# Water tank cleaning



## 110755 (Mar 21, 2008)

I have recently bought a Hymer Camp 1988 as this is my first motorhome 
and would like some advice as to what can I clean the inside of the main water tank with to make it safe.
It came from the previous owner about half full so I need to empty it and clean it, as I don't want to contaminate any fresh water I put back in by using wrong cleaning agent


----------



## Grizzly (May 9, 2005)

Hi and welcome Mick.

There is a tank cleaner called Puriclean that you can buy from camping shops.

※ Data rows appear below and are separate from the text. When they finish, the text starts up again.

LLIE_F32, LLIE_F16, LLIE_BF16 = 0, 1, 2
LLIE_UNET, LLIE_IRB, LLIE_ATTN, LLIE_DOWN, LLIE_UP, LLIE_SE = 0, 1, 2, 3, 4, 5
ERR_ARG, ERR_SHAPE, ERR_CONFIG, ERR_KEY, ERR_NOT_LOADED, ERR_WORKSPACE, ERR_NO_DEVICE = -1, -2, -3, -4, -5, -6, -7
SAMPLER_LCM, SAMPLER_DDIM = 0, 1

EXPORTS = [
    "llie_last_error", "llie_version", "llie_create", "llie_destroy", "llie_num_params", "llie_param_info",
    "llie_load_param", "llie_params_loaded", "llie_workspace_bytes", "llie_unet_forward", "llie_module_forward",
    "llie_lcm_step", "llie_add_noise", "llie_enhance", "llie_algorithmic_bytes", "llie_flops",
    "llie_profile_begin", "llie_profile_end", "llie_enhance_workspace_bytes",
    "llie_preprocess_u8", "llie_postprocess_u8", "llie_profile_report", "llie_pw_gemm", "llie_pw_gemm_tile_rows", "llie_dwconv3x3", "llie_dwconv3x3_tiles", "llie_tune",
    "llie_grad_numel", "llie_param_grad_offset", "llie_train_workspace_bytes", "llie_unet_train_forward",
    "llie_unet_backward", "llie_module_backward", "llie_load_all", "llie_profile_dump", "llie_copy_probe", "llie_rw_probe", "llie_pw_expand", "llie_gram_stats", "llie_gram_part_floats", "llie_groupnorm_finalize", "llie_conv3x3", "llie_conv3x3_tiles", "llie_linattn", "llie_linattn_splits", "llie_se_mlp", "llie_film", "llie_refresh_params", "llie_path_bytes", "llie_time_embed", "llie_debug_irbx_stamps", "llie_debug_gemm_stamps", "llie_debug_pwx_stamps", "llie_graph_cache_entries", "llie_debug_conv_stamps", "llie_gram_finalize",
    "llie_optimizer_create", "llie_optimizer_destroy", "llie_optimizer_numel", "llie_optimizer_step",
    "llie_optimizer_step_amp",
    "llie_consistency_target", "llie_consistency_loss", "llie_ema_create", "llie_ema_update", "llie_ema_destroy",
    "llie_wgrad", "llie_wgrad_msplit", "llie_wgrad_partial_floats", "llie_dw_wgrad", "llie_dw_wgrad_strips",
    "llie_groupnorm_backward", "llie_groupnorm_backward_scratch_floats", "llie_linattn_backward", "llie_linattn_dkv_floats",
    "llie_upsample2x_backward", "llie_dilate2x", "llie_linear_dx", "llie_linear_dx_scratch_floats", "llie_linear_dw",
    "llie_final_bwd_data",
    "llie_dwconv3x3_backward", "llie_groupnorm_backward_from_slab", "llie_bias_grad", "llie_bias_grad_floats", "llie_pack_planes",
    "llie_add_into", "llie_sin_embed", "llie_pointwise_backward",
    "llie_tile_count", "llie_tile_origins", "llie_tile_gather_u8", "llie_tile_gather_f32", "llie_tile_blend_u8",
    "llie_tile_sync_step",
    "llie_aug_pair_u8", "llie_aug_synth_u8",
    "llie_image_metrics_scratch_bytes", "llie_image_metrics_f32", "llie_image_metrics_u8", "llie_comparison_grid_u8",
    "llie_upconv_fold_elems", "llie_upconv_fold_weights", "llie_conv3x3_upfold", "llie_conv3x3_upfold_tiles",
    "llie_expand_dw", "llie_expand_pool", "llie_expand_dw_project", "llie_expand_dw_project_skip", "llie_irbx_project_tiles",
    "llie_expand_stats", "llie_irbx_stats_rows",
    "llie_dwconv3x3_ex", "llie_dwconv3x3_strip_rows", "llie_last_kernel",
    "llie_init_conv", "llie_init_conv_tiles", "llie_init_conv_pack_bytes", "llie_final_conv", "llie_final_conv_pack_bytes",
    "llie_se_gate", "llie_affine_add", "llie_nchw_to_nhwc", "llie_nhwc_to_nchw", "llie_pw_gemm_dot",
    "llie_frame_shape_ok", "llie_frame_workspace_bytes", "llie_unet_forward_hw", "llie_enhance_hw",
    "llie_frame_pad", "llie_frame_load_u8", "llie_frame_store_u8",
    "llie_ssim_grad_scratch_bytes", "llie_ssim_grad_f32", "llie_x0_loss",
    "llie_train_shape_ok", "llie_unet_train_forward_hw", "llie_aug_pair_u8_hw", "llie_aug_synth_u8_hw",
    "llie_tile_gather_u8_hw", "llie_tile_gather_f32_hw", "llie_tile_blend_u8_hw", "llie_tile_sync_step_hw", "llie_frame_max_pixels",
]
K_GEMM, K_DW, K_CONV3, K_SE, K_OTHER = 1, 2, 4, 8, 16
PW_SIGMOID_BWD, PW_RELU6_BWD, PW_SILU_BWD, PW_SCALE = 0, 1, 2, 3


class GemmSeg(C.Structure):
    _fields_ = [("ptr", C.c_void_p), ("channels", C.c_int), ("scale", C.c_void_p), ("bias", C.c_void_p),
                ("affine_ld", C.c_int), ("act", C.c_int)]


class GnBackwardArgs(C.Structure):
    _fields_ = [("g", C.c_void_p), ("dz", C.c_void_p), ("x0", C.c_void_p), ("x1", C.c_void_p), ("c0", C.c_int), ("c1", C.c_int),
                ("scale", C.c_void_p), ("shift", C.c_void_p), ("act", C.c_int), ("mean", C.c_void_p), ("rstd", C.c_void_p),
                ("gamma", C.c_void_p), ("beta", C.c_void_p), ("film", C.c_void_p), ("film_stride", C.c_int64), ("dfilm", C.c_void_p),
                ("dfilm_stride", C.c_int64), ("dgamma", C.c_void_p), ("dbeta", C.c_void_p), ("add0", C.c_void_p), ("add1_0", C.c_void_p),
                ("add1_1", C.c_void_p), ("dx0", C.c_void_p), ("dx1", C.c_void_p), ("batch", C.c_int), ("pixels", C.c_int)]


class LibraryNotBuilt(RuntimeError):
    pass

I would be wary of using things like bleach - however dilute- as they could affect the plastic and the rubber seals of your tank.

G

http://www.leisureshopdirect.com/Caravan/water/Water_Purification.aspx


----------



## Zebedee (Oct 3, 2007)

Grizzly said:


> Hi and welcome Mick.
> I would be wary of using things like bleach - however dilute- as they could affect the plastic and the rubber seals of your tank.
> G


And you'll taste it in your tea for weeks if you use the tank supply for drinking. :roll: 8O

Since it is an oldish van and you presumably don't know its history, I'd be inclined to get underneath and see if there is a big threaded inspection cover on the bottom of the tank.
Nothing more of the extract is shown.